**Problem requirements**
Write out every line below that includes the word "kTkStatic".

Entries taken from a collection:
((
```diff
@@ -106,6 +115,13 @@
     static_assert(!HALF || SPLIT, "the half-stage forms are split-form kernels");
     static_assert(FORM != 1 || NW == 4, "form 1 is the four-wave kernel");
     static_assert(!G4AVG || GATHER, "G4AVG fixes the gather's parameters");
+    static_assert(!ZROW || (GATHER && !SAVEX), "ZROW is a property of the gather-fused inference launches");
+    static_assert(ACT == kActRuntime || ACT == GGNN_ACT_TANH, "only tanh is fixed at compile time");
+    auto act_tanh = [&]() -> bool {
+        if constexpr (ACT == kActRuntime) return a.act == GGNN_ACT_TANH;
+        else return true;
+    };
+    constexpr bool RCP_MEAN = NX == 1 || G4AVG;
     auto dyn_tk = [&]() -> bool {
         if constexpr (TK == kTkRuntime) return a.tickets != nullptr;
         else return TK == kTkCounter;
@@ -145,7 +161,7 @@
     int* tk_slot = reinterpret_cast<int*>(bias_s + 4 * D);
     constexpr int RHP = C::BN + 4;
     float* rh_x = ring + NSLOT * SLOT;
-    for (int i = tid; i < 4 * D; i += NW * 64)
+    for (int i = tid; i < (ACT == GGNN_ACT_TANH ? 3 : 4) * D; i += NW * 64)
         bias_s[i] = i < 2 * D ? -kLog2e * a.bg[i] : (i < 3 * D ? 2.0f * kLog2e * a.bc[i - 2 * D] : a.bc[i - 3 * D]);
     const bool late = FORM == 1 || wave >= NW / 2;
     int tk = blockIdx.x, tk_next = blockIdx.x + nb;
@@ -194,7 +210,8 @@
     constexpr int G_U = NX == 1 ? NSTAGE : 3 * (NX - 1);
     constexpr bool G_NEXT = (NX == 1);
     int g_beg = 0, g_end = 0;
-    int g_i[KI] = {0, 0, 0, 0};
+    const int g_miss = ZROW ? a.g_zrow : 0;
+    int g_i[KI] = {g_miss, g_miss, g_miss, g_miss};
     f32x4 g_n = {0.f, 0.f, 0.f, 0.f};
     float g_den = 1.f, g_rcp = 1.f;
     Frag<D> gt;
@@ -219,12 +236,12 @@
         if (part != 2) {
             touch(g_beg); touch(g_end);
             g_den = (((g_n.x + g_n.y) + g_n.z) + g_n.w) + 1e-7f;
-            if constexpr (NX == 1) g_rcp = 1.0f / g_den;
+            if constexpr (RCP_MEAN) g_rcp = 1.0f / g_den;
         }
         if (part != 1) {
 #pragma unroll
             for (int j = 0; j < KI; ++j) {
-                g_i[j] = 0;
+                g_i[j] = g_miss;
                 if (g_beg + j < g_end) g_i[j] = ldi_b(a.g_idx, (unsigned)(g_beg + j) * 4u);
             }
         }
@@ -237,20 +254,23 @@
         }
     };
     auto g_rows = [&](Frag<D>& f, int k, int part) {
-        if (part != 2) { if (g_beg + k - 1 < g_end) frag_add<D>(f, gt); }
+        if (part != 2) {
+            if (ZROW || g_beg + k - 1 < g_end) frag_add<D>(f, gt);
+            if constexpr (ZROW) frag_pin<D>(f);
+        }
         if (part != 1) load_frag<D>(gt, a.g_H, g_i[k], kq);
     };
     auto g_finish = [&](Frag<D>& f) {
-        if (g_beg + KI - 1 < g_end) frag_add<D>(f, gt);
+        if (ZROW || g_beg + KI - 1 < g_end) frag_add<D>(f, gt);
         for (int e = g_beg + KI; e < g_end; ++e) {
             load_frag<D>(gt, a.g_H, a.g_idx[e], kq);
             frag_add<D>(f, gt);
         }
-        if (g_beg >= g_end) frag_zero<D>(f);
+        if constexpr (!ZROW) { if (g_beg >= g_end) frag_zero<D>(f); }
         if (G4AVG || a.g_use_avg) {
             const float den = g_den, r = g_rcp;
             auto dv = [&](float x) {
-                if constexpr (NX == 1) { const float q = x * r; return fmaf(fmaf(-den, q, x), r, q); }
+                if constexpr (RCP_MEAN) { const float q = x * r; return fmaf(fmaf(-den, q, x), r, q); }
                 else return x / den;
             };
 #pragma unroll
@@ -582,7 +602,7 @@
             const int col = wave * 16 + 4 * kq;
             if (wave < NT && col < D && row < a.V && !GGNN_ABL(4)) {
                 f32x4 c;
-                if (a.act == GGNN_ACT_TANH) {
+                if (act_tanh()) {
                     c = tanh4_acc<FMT>(acc_c[0], ld4(bias_s + 2 * D + col));
                 } else {
                     c = acc_c[0] * SplitFmt<FMT>::acc_scale + ld4(bias_s + 3 * D + col);
@@ -620,7 +640,7 @@
                     if (nt < NC) hv = hf.v[nt];
                     else hv = hrem;
                     f32x4 c;
-                    if (a.act == GGNN_ACT_TANH) {
+                    if (act_tanh()) {
                         c = tanh4_acc<FMT>(acc_c[nt], ld4(bias_s + 2 * D + col));
                     } else {
                         c = acc_c[nt] * SplitFmt<FMT>::acc_scale + ld4(bias_s + 3 * D + col);
@@ -643,7 +663,7 @@
 }
 
 template <int D, int NX, int NW, bool SAVE, bool GATHER, bool SPLIT, bool SAVEX = SAVE, int FORM = 0, int FMT = kSplitBf16x3,
-          int TK = kTkRuntime, bool G4AVG = false>
+          int TK = kTkRuntime, bool G4AVG = false, bool ZROW = false, int ACT = kActRuntime>
 static int launch_gru_fused_m(const GruFusedArgs& a_in, float* packed, hipStream_t st) {
     using C = StageCfg<D>;
     using I = ImgCfg<D, SPLIT, FMT>;
@@ -669,8 +689,8 @@
     static const int coop_small = [] { const char* e = getenv("GGNN_GRU_COOP_SMALL"); return e ? atoi(e) : 1; }();
     if (FORM == 0 && coop_small && wt_total > nb && wt_total <= 2 * nb && StageCfg<D>::NT <= NW) nb = wt_total;
     static std::atomic<unsigned long long> lds_ok{0};
-    if (lds > 64 * 1024) GGNN_CHECK_HIP(allow_dynamic_lds(&ggnn_gru_fused_kernel<D, NX, NW, SAVE, GATHER, SPLIT, SAVEX, FORM, FMT, TK, G4AVG>, lds, lds_ok));
-    hipLaunchKernelGGL((ggnn_gru_fused_kernel<D, NX, NW, SAVE, GATHER, SPLIT, SAVEX, FORM, FMT, TK, G4AVG>), dim3(nb), dim3(NW * 64), lds, st, a, (const float*)packed GGNN_ABL_ARG);
+    if (lds > 64 * 1024) GGNN_CHECK_HIP(allow_dynamic_lds(&ggnn_gru_fused_kernel<D, NX, NW, SAVE, GATHER, SPLIT, SAVEX, FORM, FMT, TK, G4AVG, ZROW, ACT>, lds, lds_ok));
+    hipLaunchKernelGGL((ggnn_gru_fused_kernel<D, NX, NW, SAVE, GATHER, SPLIT, SAVEX, FORM, FMT, TK, G4AVG, ZROW, ACT>), dim3(nb), dim3(NW * 64), lds, st, a, (const float*)packed GGNN_ABL_ARG);
     GGNN_CHECK_HIP(hipGetLastError());
     return GGNN_OK;
 }
@@ -691,8 +711,9 @@
 }
 template <int D, int NX, int NW, int FORM, int FMT>
 static int split_launch_hot(const GruFusedArgs& a, float* packed, hipStream_t st) {
-    return a.tickets ? launch_gru_fused_m<D, NX, NW, false, true, true, false, FORM, FMT, kTkCounter, true>(a, packed, st)
-                     : launch_gru_fused_m<D, NX, NW, false, true, true, false, FORM, FMT, kTkStatic, true>(a, packed, st);
+    if (a.tickets && a.g_zrow > 0) return launch_gru_fused_m<D, NX, NW, false, true, true, false, FORM, FMT, kTkCounter, true, true, GGNN_ACT_TANH>(a, packed, st);
+    return a.tickets ? launch_gru_fused_m<D, NX, NW, false, true, true, false, FORM, FMT, kTkCounter, true, false, GGNN_ACT_TANH>(a, packed, st)
+                     : launch_gru_fused_m<D, NX, NW, false, true, true, false, FORM, FMT, kTkStatic, true, false, GGNN_ACT_TANH>(a, packed, st);
 }
 
 template <int D, int FMT>
@@ -702,7 +723,7 @@
         if (gather && (f == 6 || (f >= 60 && f < 70)) && gru_wide_supported(D, nx, a))
             return gru_wide_launch(D, nx, f >= 60 ? f - 60 : 0, a, packed, st);
         if constexpr (D == 100) {
-            if (gather && !save && a.g_use_avg && a.g_T == 4) {
+            if (gather && !save && a.g_use_avg && a.g_T == 4 && a.act == GGNN_ACT_TANH) {
                 if (f == 1) {
                     switch (nx) {
                         case 1: return split_launch_hot<D, 1, 4, 1, FMT>(a, packed, st);
@@ -767,8 +788,14 @@
 #ifndef GGNN_PROBE_G4AVG
 #define GGNN_PROBE_G4AVG false
 #endif
+#ifndef GGNN_PROBE_ZROW
+#define GGNN_PROBE_ZROW false
+#endif
+#ifndef GGNN_PROBE_ACT
+#define GGNN_PROBE_ACT kActRuntime
+#endif
     return launch_gru_fused_m<100, GGNN_PROBE_NX, GGNN_PROBE_NW, GGNN_PROBE_SAVE, true, true, GGNN_PROBE_SAVEX, GGNN_PROBE_FORM, GGNN_PROBE_FMT,
-                              GGNN_PROBE_TK, GGNN_PROBE_G4AVG>(a, packed, st);
+                              GGNN_PROBE_TK, GGNN_PROBE_G4AVG, GGNN_PROBE_ZROW, GGNN_PROBE_ACT>(a, packed, st);
 #else
     const bool f2 = gru_launch_fmt(a.fmt) == kSplitF16x2;
     switch (D) {
diff --git a/gated-graph-neural-network-samples_amd/csrc/ggnn_propagate.hip b/gated-graph-neural-network-samples_amd/csrc/ggnn_propagate.hip
--- a/gated-graph-neural-network-samples_amd/csrc/ggnn_propagate.hip
+++ b/gated-graph-neural-network-samples_amd/csrc/ggnn_propagate.hip
@@ -8,7 +8,7 @@
     const size_t vd = (size_t)V * D * sizeof(float);
     const size_t hrows = compact_rows >= 0 ? (size_t)(compact_rows > 0 ? compact_rows : 1) * D * sizeof(float)
                                            : (size_t)V * T * D * sizeof(float);
-    return hrows + 3 * vd + ggnn_gru_workspace_bytes(V, D) + kTileCounters * sizeof(int32_t) + 6 * 256;
+    return hrows + (size_t)17 * D * sizeof(float) + 256 + 3 * vd + ggnn_gru_workspace_bytes(V, D) + kTileCounters * sizeof(int32_t) + 6 * 256;
 }
 
 static inline char* bump(char*& p, size_t bytes) {
@@ -39,12 +39,17 @@
                           ggnn_sparse_propagate_workspace_bytes(V, D, T, rows));
     const size_t vd = (size_t)V * D * sizeof(float);
     char* p = reinterpret_cast<char*>((reinterpret_cast<size_t>(ws) + 255) / 256 * 256);
-    float* H = reinterpret_cast<float*>(bump(p, compact ? (size_t)(rows > 0 ? rows : 1) * D * sizeof(float)
-                                                       : (size_t)V * T * D * sizeof(float)));
+    const size_t h_rows = compact ? (size_t)(rows > 0 ? rows : 1) : (size_t)V * T;
+    const size_t row_bytes = (size_t)D * sizeof(float);
+    const size_t z_index = (h_rows + 15) / 16 * 16;
+    const size_t zrow_span = (row_bytes + 255) / 256 * 256;
+    float* H = reinterpret_cast<float*>(bump(p, z_index * row_bytes + zrow_span + kTileCounters * sizeof(int32_t)));
+    float* zrow = H + z_index * D;
+    int32_t* counters = reinterpret_cast<int32_t*>(reinterpret_cast<char*>(zrow) + zrow_span);
+    const int zero_row = z_index < (size_t)0x7fffffff ? (int)z_index : 0;
     float* incoming = reinterpret_cast<float*>(bump(p, vd));
     float* ping[2] = {reinterpret_cast<float*>(bump(p, vd)), nullptr};
     ping[1] = reinterpret_cast<float*>(bump(p, vd));
-    int32_t* counters = reinterpret_cast<int32_t*>(bump(p, kTileCounters * sizeof(int32_t)));
     void* gru_ws = p;
     const size_t gru_ws_bytes = ggnn_gru_workspace_bytes(V, D);
     int step_no = 0;
@@ -52,7 +57,7 @@
         int total_steps = 0;
         for (int l = 0; l < num_layers; ++l) total_steps += layer_timesteps[l] > 0 ? layer_timesteps[l] : 0;
         if (total_steps > kTileCounters) total_steps = kTileCounters;
-        if (total_steps > 0) GGNN_CHECK_HIP(hipMemsetAsync(counters, 0, (size_t)total_steps * sizeof(int32_t), (hipStream_t)stream));
+        GGNN_CHECK_HIP(hipMemsetAsync(zrow, 0, zrow_span + (size_t)total_steps * sizeof(int32_t), (hipStream_t)stream));
     }
 
     const float* states[64];
@@ -95,8 +100,8 @@
             int32_t* counter = (dyn_tiles && step_no < kTileCounters) ? counters + step_no : nullptr;
             ++step_no;
             if (gather_in_gru) {
-                rc = ggnn_gru_packed_gather_f32(xs, nx, cur, gru_packed[l], bg[l], bc[l], out, H, row_ptr, gather_row, nin, T,
-                                                use_avg, V, D, act, fmt_l, counter, stream);
+                rc = ggnn::gru_packed_gather_zrow(xs, nx, cur, gru_packed[l], bg[l], bc[l], out, H, zero_row, row_ptr, gather_row, nin, T,
+                                                  use_avg, nullptr, nullptr, nullptr, nullptr, V, D, act, fmt_l, counter, stream);
             } else {
                 rc = ggnn_gather_segment_sum_f32(H, row_ptr, gather_row, nin, bias_l, use_avg, incoming, V, D, T, stream);
                 if (rc) return rc;
diff --git a/gated-graph-neural-network-samples_amd/ops.py b/gated-graph-neural-network-samples_amd/ops.py
--- a/gated-graph-neural-network-samples_amd/ops.py
+++ b/gated-graph-neural-network-samples_amd/ops.py
@@ -1045,7 +1045,7 @@
                      Wg: Sequence[torch.Tensor], bg: Sequence[torch.Tensor], Wc: Sequence[torch.Tensor], bc: Sequence[torch.Tensor],
                      gru_packed: Optional[Sequence[torch.Tensor]], activation: str,
                      fuse_gather: Optional[bool] = None, gru_fmt: Optional[Sequence[int]] = None,
-                     edge_fmt: Optional[Sequence[int]] = None) -> List[torch.Tensor]:
+                     edge_fmt: Optional[Sequence[int]] = None, ws: Optional[torch.Tensor] = None) -> List[torch.Tensor]:
     if fuse_gather is None:
         fuse_gather = FUSE_GATHER
     lib = _lib.load()
@@ -1057,7 +1057,11 @@
         raise Exception("Unknown activation function type '%s'." % activation)
     rows = comp.num_rows if comp is not None else -1
     ws_bytes = lib.ggnn_sparse_propagate_workspace_bytes(V, D, T, rows)
-    ws = torch.empty(ws_bytes, dtype=torch.uint8, device=h0.device)
+    if ws is None:
+        ws = torch.empty(ws_bytes, dtype=torch.uint8, device=h0.device)
+    else:
+        _req(ws, torch.uint8, "ws")
+        ws_bytes = ws.numel()
     outs = [torch.empty_like(h0) for _ in range(L)]
     res_ptr = [0]
     res_idx = []
```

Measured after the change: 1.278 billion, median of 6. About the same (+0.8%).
))
**Task result**
-                     : launch_gru_fused_m<D, NX, NW, false, true, true, false, FORM, FMT, kTkStatic, true>(a, packed, st);
+                     : launch_gru_fused_m<D, NX, NW, false, true, true, false, FORM, FMT, kTkStatic, true, false, GGNN_ACT_TANH>(a, packed, st);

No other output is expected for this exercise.